Here’s the good news: We’re going to Mars!

Here’s the bad news: Food is too heavy!

In 2021, NASA plans to launch the Orion spacecraft on a six-month journey to the Red Planet. That will require a lot of heavy, heavy fuel, meaning scientists are currently looking for ways to shed extra weight from the spacecraft. One such way, according to NASA, is to swap in lightweight “food bars” in place of traditional meals.

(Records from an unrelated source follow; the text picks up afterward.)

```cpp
constexpr float kTanhP[7] = { 0.9999999933888696f, 0.13084010352004496f, 0.003103956503888039f, 1.1154311501654368e-05f,
                              -2.0225239996482085e-08f, 5.277955823366522e-11f, -8.488730763828322e-14f };
constexpr float kTanhQ[4] = { 1.0f, 0.46417337453820245f, 0.02449517952619233f, 0.00025461456545097517f };
constexpr float kTanhClamp = 0x1.f9b3c2p+2f;
__device__ __forceinline__ float tanh_rat_clamp(float v) { return __builtin_fminf(__builtin_fmaxf(v, -kTanhClamp), kTanhClamp); }
template <bool kUFirst = false>
__device__ __forceinline__ float tanh_rat(float v)
{
    const float x = tanh_rat_clamp(v);
    const float u = x * x;
#ifndef AIDAX_TANH_PLAIN
    typedef float f32x2_t __attribute__((ext_vector_type(2)));
    const f32x2_t uu = { u, u };
    auto step = [&](f32x2_t pq, f32x2_t c) { return kUFirst ? __builtin_elementwise_fma(uu, pq, c) : __builtin_elementwise_fma(pq, uu, c); };
    f32x2_t pq = { kTanhP[6], kTanhQ[3] };
    pq = step(pq, f32x2_t{ kTanhP[5], kTanhQ[2] });
    pq = step(pq, f32x2_t{ kTanhP[4], kTanhQ[1] });
    pq = step(pq, f32x2_t{ kTanhP[3], kTanhQ[0] });
    float pp = pq.x;
    pp = __builtin_fmaf(pp, u, kTanhP[2]);
    pp = __builtin_fmaf(pp, u, kTanhP[1]);
    pp = __builtin_fmaf(pp, u, kTanhP[0]);
    return (pp * x) * __builtin_amdgcn_rcpf(pq.y);
#endif
    float p = kTanhP[6];
    p = __builtin_fmaf(p, u, kTanhP[5]);
    p = __builtin_fmaf(p, u, kTanhP[4]);
    p = __builtin_fmaf(p, u, kTanhP[3]);
    p = __builtin_fmaf(p, u, kTanhP[2]);
    p = __builtin_fmaf(p, u, kTanhP[1]);
    p = __builtin_fmaf(p, u, kTanhP[0]);
    float q = kTanhQ[3];
    q = __builtin_fmaf(q, u, kTanhQ[2]);
    q = __builtin_fmaf(q, u, kTanhQ[1]);
    q = __builtin_fmaf(q, u, kTanhQ[0]);
    return (p * x) * __builtin_amdgcn_rcpf(q);
}

__device__ __forceinline__ float tanh_exp(float v)
{
    const float e = __builtin_amdgcn_exp2f(v * 2.88539008177792681472f);
    return __builtin_fmaf(-2.0f, __builtin_amdgcn_rcpf(1.0f + e), 1.0f);
}

__device__ __forceinline__ float tanh_exp_pre(float v_scaled)
{
    return __builtin_fmaf(-2.0f, __builtin_amdgcn_rcpf(1.0f + __builtin_amdgcn_exp2f(v_scaled)), 1.0f);
}

struct ExpRamp {
    float mem, coef, tc;
    __device__ __forceinline__ void arm(float m, float target, float c)
    {
        mem = m; coef = c; tc = target * (1.f - c);
    }
    __device__ __forceinline__ float next() { mem = mem * coef + tc; return mem; }
};

__device__ __forceinline__ float lin_next(float& mem, float target, float step)
{
    const float y0 = mem;
    const float dy = target - y0;
    mem = y0 + __builtin_copysignf(__builtin_fminf(__builtin_fabsf(dy), __builtin_fabsf(step)), dy);
    return mem;
}

__device__ __forceinline__ bool eq_stage_transparent(double a0, double a1, double a2, double b1, double b2, double z1, double z2)
{
    return a0 == 1.0 && a1 == b1 && a2 == b2 && z1 == 0.0 && z2 == 0.0;
}
__device__ __forceinline__ float eq_skip_sample(float y, float& p)
{
    const float o = y + p;
    p = p + (y - y);
    return o;
}

struct ChainPass {
    int K, gain_lane;
    bool active;
    double a0, a1, a2, b1, b2, z1, z2;
    ExpRamp g;
    bool eq_skip;
    float eq_p;
};

template <int DST_STRIDE, bool CHECK>
__device__ __forceinline__ void chain_step(ChainPass& c, int stage, bool run, bool writer, float head, float& carry,
                                           float* dst, int s, int n)
{
    const float from_left = dpp_row_shr1(carry);
    const float x = stage == 0 ? head : from_left;
// ... 453 lines not shown
```

aidadsp-lv2_amd/csrc/aidax_kernels.hip:

```cpp
#include <hip/hip_runtime.h>
#include <hip/hip_ext.h>

#include <cfloat>

#include <mutex>
#include "aidax_device.h"
#include "aidax_kernels.h"
#include "aidax_layout.h"

namespace aidax {

template <int H, bool ROTP = true>
struct LstmCell {
    static constexpr LaneMap M = lstm_map(H);
    static constexpr int S = M.S, SLOTS = M.slots, NU = M.NU, GPL = M.GPL;
    static constexpr int PACK = lstm_pack_regs(H);
    static constexpr int STATE = 2 * H;
    static constexpr bool ROT4 = ROTP && lstm_rot4(H);
    static constexpr int KW = lstm_row_weights(H, ROT4);

    float w[NU][GPL][KW];
    typedef float f32x2 __attribute__((ext_vector_type(2)));
    f32x2 wl2[16];
    float wx[NU][GPL][kMaxInputs];
    float bias[NU][GPL];
    float wd[NU], bd;
    float aka[GPL], akb[GPL];
    float c[NU], h[NU];
    int part, slot;
#ifdef AIDAX_PIPE_TRACE
    unsigned long long ts6 = 0;
    unsigned long long ts[6];
#define PT_STAMP(k) do { if constexpr (TR) { __builtin_amdgcn_sched_barrier(0); ts[k] = __builtin_amdgcn_s_memtime(); __builtin_amdgcn_sched_barrier(0); } } while (0)
#else
#define PT_STAMP(k) do { } while (0)
#endif
    static constexpr int kStatePart = S == 2 ? 1 : 0;
    static constexpr bool ROT = ROTP && lstm_rot2(H);
    static constexpr int kPackOffset = (!ROTP && lstm_has_alt_pack(H)) ? lstm_alt_pack_offset(H) : 0;

    __device__ __forceinline__ void load(const float* __restrict__ wbase, const float* __restrict__ st, int lane)
    {
        const float* __restrict__ wp = wbase + kPackOffset;
        part = lane / SLOTS;
        slot = lane % SLOTS;
        int r = 0;
#pragma unroll
        for (int m = 0; m < NU; ++m)
#pragma unroll
            for (int e = 0; e < GPL; ++e) {
#pragma unroll
                for (int k = 0; k < KW; ++k) w[m][e][k] = wp[(r++) * kWave + lane];
#pragma unroll
                for (int i = 0; i < kMaxInputs; ++i) wx[m][e][i] = wp[(r++) * kWave + lane];
                bias[m][e] = wp[(r++) * kWave + lane];
            }
#pragma unroll
        for (int m = 0; m < NU; ++m) wd[m] = wp[(r++) * kWave + lane];
        bd = wp[(r++) * kWave + lane];
        if constexpr (ROTP && lstm_rot2(H)) {
            constexpr int kRow = KW + kMaxInputs + 1;
#pragma unroll
            for (int k = 0; k < 16; ++k) wl2[k] = f32x2{ wp[(16 + k) * kWave + lane], wp[(kRow + 16 + k) * kWave + lane] };
        }
#pragma unroll
        for (int e = 0; e < GPL; ++e) {
            const bool is_tanh = (part + S * e) == 2;
            aka[e] = is_tanh ? 1.f : 0.5f;
            akb[e] = is_tanh ? 0.f : 0.5f;
        }
#pragma unroll
        for (int m = 0; m < NU; ++m) {
            const int j = slot + m * SLOTS;
            h[m] = j < H ? st[j] : 0.f;
            c[m] = j < H ? st[H + j] : 0.f;
        }
    }

    __device__ __forceinline__ void store(float* __restrict__ st) const
    {
#pragma unroll
        for (int m = 0; m < NU; ++m) {
            const int j = slot + m * SLOTS;
            if (part == kStatePart && j < H) { st[j] = h[m]; st[H + j] = c[m]; }
        }
    }

    __device__ __forceinline__ void publish_h(float* hbuf) const
    {
#pragma unroll
        for (int m = 0; m < NU; ++m) {
            const int j = slot + m * SLOTS;
            if constexpr (S == 2 && !ROT) {
                if (j < H) hbuf[part == kStatePart ? j : H] = h[m];
            } else {
                if (j < H) hbuf[j] = h[m];
            }
        }
    }

    static constexpr int HID = H;

    __device__ __forceinline__ float dense_partial() const
    {
        float d = 0.f;
#pragma unroll
        for (int m = 0; m < NU; ++m) d = __builtin_fmaf(wd[m], h[m], d);
        return d;
    }

    template <int NI = kMaxInputs, int WINDOW = 0, bool TR = false>
    __device__ __forceinline__ void step(float x0, float x1, float x2, const float* hprev, float* hout)
    {
        PT_STAMP(0);
        float acc[NU][GPL];
#pragma unroll
        for (int m = 0; m < NU; ++m)
#pragma unroll
            for (int e = 0; e < GPL; ++e) {
                float a = bias[m][e];
                a = __builtin_fmaf(wx[m][e][0], x0, a);
                if constexpr (NI >= 2) a = __builtin_fmaf(wx[m][e][1], x1, a);
                if constexpr (NI >= 3) a = __builtin_fmaf(wx[m][e][2], x2, a);
                acc[m][e] = a;
            }
        if constexpr (ROT4) {
            const float hr = h[0];
            float a0 = __builtin_fmaf(w[0][0][0], hr, acc[0][0]);
            fmac_row_ror_1_15(a0, hr, w[0][0]);
            acc[0][0] = a0;
            (void)hprev;
        } else if constexpr (ROT) {
            const float4* hv = reinterpret_cast<const float4*>(hprev + 16 * (1 - ((slot >> 4) & 1)));
            const float4 q0 = hv[0], q1 = hv[1], q2 = hv[2], q3 = hv[3];
            __builtin_amdgcn_sched_barrier(0);
            const float hr = h[0];
            float a0 = acc[0][0], a1 = acc[0][1];
            a0 = __builtin_fmaf(w[0][0][0], hr, a0);
            a1 = __builtin_fmaf(w[0][1][0], hr, a1);
            fmac_row_ror_1_15(a0, hr, w[0][0]);
            fmac_row_ror_1_15(a1, hr, w[0][1]);
            __builtin_amdgcn_s_waitcnt(0xc07f);
            PT_STAMP(1);
            const f32x2 hq[8] = { f32x2{ q0.x, q0.y }, f32x2{ q0.z, q0.w }, f32x2{ q1.x, q1.y }, f32x2{ q1.z, q1.w },
                                  f32x2{ q2.x, q2.y }, f32x2{ q2.z, q2.w }, f32x2{ q3.x, q3.y }, f32x2{ q3.z, q3.w } };
            const f32x2 a01 = pk_fma_lds16(f32x2{ a0, a1 }, wl2, hq);
            acc[0][0] = a01.x; acc[0][1] = a01.y;
            PT_STAMP(2);
        } else {
        const float4* hv = reinterpret_cast<const float4*>(hprev);
#pragma unroll
        for (int k4 = 0; k4 < H / 4; ++k4) {
            const float4 q = hv[k4];
#pragma unroll
            for (int m = 0; m < NU; ++m)
#pragma unroll
                for (int e = 0; e < GPL; ++e) {
                    float a = acc[m][e];
                    a = __builtin_fmaf(w[m][e][4 * k4 + 0], q.x, a);
                    a = __builtin_fmaf(w[m][e][4 * k4 + 1], q.y, a);
                    a = __builtin_fmaf(w[m][e][4 * k4 + 2], q.z, a);
                    a = __builtin_fmaf(w[m][e][4 * k4 + 3], q.w, a);
                    acc[m][e] = a;
                }
            if constexpr (WINDOW > 0) { if ((k4 + 1) % WINDOW == 0) __builtin_amdgcn_sched_barrier(0); }
        }
        }
        __builtin_amdgcn_wave_barrier();
#pragma unroll
        for (int m = 0; m < NU; ++m) {
            float act[GPL];
#pragma unroll
            for (int e = 0; e < GPL; ++e) {
                if constexpr (S == 1) {
                    act[e] = e == 2 ? tanh_rat<ROT>(acc[m][e]) : sigmoid_pre(acc[m][e]);
                } else if (S == 2 && e == 0) {
                    act[e] = sigmoid_pre(acc[m][e]);
                } else {
                    act[e] = __builtin_fmaf(tanh_rat<ROT>(acc[m][e]), aka[e], akb[e]);
                }
            }
            PT_STAMP(3);
            float gi_gg, gf, go;
            if constexpr (S == 1) {
                gi_gg = act[0] * act[2]; gf = act[1]; go = act[3];
            } else if constexpr (S == 2) {
                const float ig = act[0] * act[1];
                const auto r = __builtin_amdgcn_permlane32_swap(__builtin_bit_cast(unsigned, acc[m][1]), __builtin_bit_cast(unsigned, ig), false, false);
                const unsigned r0 = r[0];
                gi_gg = __builtin_bit_cast(float, r0); gf = act[0]; go = act[1];
            } else {
                const Pair p = share_halves(act[0]);
                const Pair lo = share_rows(p.lo), hi = share_rows(p.hi);
                gi_gg = lo.lo * hi.lo; gf = lo.hi; go = hi.hi;
            }
            const float cn = __builtin_fmaf(gf, c[m], gi_gg);
            c[m] = cn;
#ifdef AIDAX_TANHC_EXP
            const float hn = go * tanh_exp(cn);
#else
            const float hn = go * tanh_rat<ROT>(cn);
#endif
            if constexpr (ROT) h[m] = share_halves(hn).hi;
            else h[m] = hn;
        }
        PT_STAMP(4);
        publish_h(hout);
        __builtin_amdgcn_wave_barrier();
        PT_STAMP(5);
    }
};
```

Jessica Vos, deputy health and medical technical authority for Orion, says, “When you have 700 to 900 calories of something, it’s going to have some mass regardless of what shape it’s in. So we’ve taken a look at how to get some mass savings by reducing how we’re packaging and stowing what the crew would eat for breakfast for early Orion flights with crew.”

Since Snickers are too heavy, apparently, NASA food scientists are creating their own bar: a lightweight, calorie-dense snack that can also “achieve a multi-year shelf-life.” So far, the results look like a Kashi bar got the flu. Luckily, the bars are only for breakfast; for other meals, the crew will enjoy a panoply of food options similar to what astronauts enjoy on the International Space Station. (Like astronaut ice cream, hopefully, because that shit is delicious!)

Despite offering a variety of flavors, including orange cranberry and barbecue nut, NASA is still worried the bars may “lower crew morale,” which is why they’re also experimenting with “a vegetable production system like the one on the space station as well as other types of packaged foods.” May we suggest potato chips?